*** Opening INFORMATION SHOWN ***
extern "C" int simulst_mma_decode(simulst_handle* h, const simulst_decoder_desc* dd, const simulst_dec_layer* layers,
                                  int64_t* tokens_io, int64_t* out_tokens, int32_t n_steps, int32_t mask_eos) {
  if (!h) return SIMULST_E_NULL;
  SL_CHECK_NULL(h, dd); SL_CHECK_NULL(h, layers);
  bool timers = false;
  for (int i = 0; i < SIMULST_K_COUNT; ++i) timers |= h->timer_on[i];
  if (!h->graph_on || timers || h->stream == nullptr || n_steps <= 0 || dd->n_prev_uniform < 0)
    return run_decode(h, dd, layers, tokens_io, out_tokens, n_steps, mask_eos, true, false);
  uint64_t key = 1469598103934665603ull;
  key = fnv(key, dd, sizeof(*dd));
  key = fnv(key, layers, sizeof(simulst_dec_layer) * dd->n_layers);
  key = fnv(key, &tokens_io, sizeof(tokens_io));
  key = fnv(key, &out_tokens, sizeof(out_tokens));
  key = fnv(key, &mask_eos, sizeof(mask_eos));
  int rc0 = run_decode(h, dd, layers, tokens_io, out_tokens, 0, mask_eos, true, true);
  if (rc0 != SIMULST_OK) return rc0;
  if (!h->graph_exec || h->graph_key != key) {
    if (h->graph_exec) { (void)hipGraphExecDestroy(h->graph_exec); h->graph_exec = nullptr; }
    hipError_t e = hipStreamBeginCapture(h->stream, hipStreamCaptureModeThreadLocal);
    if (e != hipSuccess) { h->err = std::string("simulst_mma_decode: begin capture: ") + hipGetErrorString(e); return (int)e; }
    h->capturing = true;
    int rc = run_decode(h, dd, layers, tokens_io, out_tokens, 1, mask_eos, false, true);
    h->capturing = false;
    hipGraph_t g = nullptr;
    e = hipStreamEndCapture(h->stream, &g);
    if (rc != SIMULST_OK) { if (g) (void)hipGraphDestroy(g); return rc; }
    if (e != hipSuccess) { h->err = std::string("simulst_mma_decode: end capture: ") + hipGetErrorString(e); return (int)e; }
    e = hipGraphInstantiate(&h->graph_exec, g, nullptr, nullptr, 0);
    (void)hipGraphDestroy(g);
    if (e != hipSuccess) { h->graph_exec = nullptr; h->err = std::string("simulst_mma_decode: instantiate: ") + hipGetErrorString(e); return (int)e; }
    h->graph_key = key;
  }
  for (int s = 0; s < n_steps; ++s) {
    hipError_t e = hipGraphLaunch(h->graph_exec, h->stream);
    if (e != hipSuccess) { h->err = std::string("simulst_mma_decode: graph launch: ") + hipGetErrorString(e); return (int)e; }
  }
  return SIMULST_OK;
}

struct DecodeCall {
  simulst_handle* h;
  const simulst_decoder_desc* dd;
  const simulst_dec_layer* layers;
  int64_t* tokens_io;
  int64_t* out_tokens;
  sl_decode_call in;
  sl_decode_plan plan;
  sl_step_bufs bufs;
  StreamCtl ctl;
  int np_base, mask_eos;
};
*** Closing INFORMATION SHOWN ***
• **EXERCISE DESCRIPTION**: Please print exactly the lines of the entries above, beginning with the line that contains "int64_t* out_tokens;" and ending with the last line.

• **RESULT FOR THIS EXERCISE**:
  int64_t* out_tokens;
  sl_decode_call in;
  sl_decode_plan plan;
  sl_step_bufs bufs;
  StreamCtl ctl;
  int np_base, mask_eos;
};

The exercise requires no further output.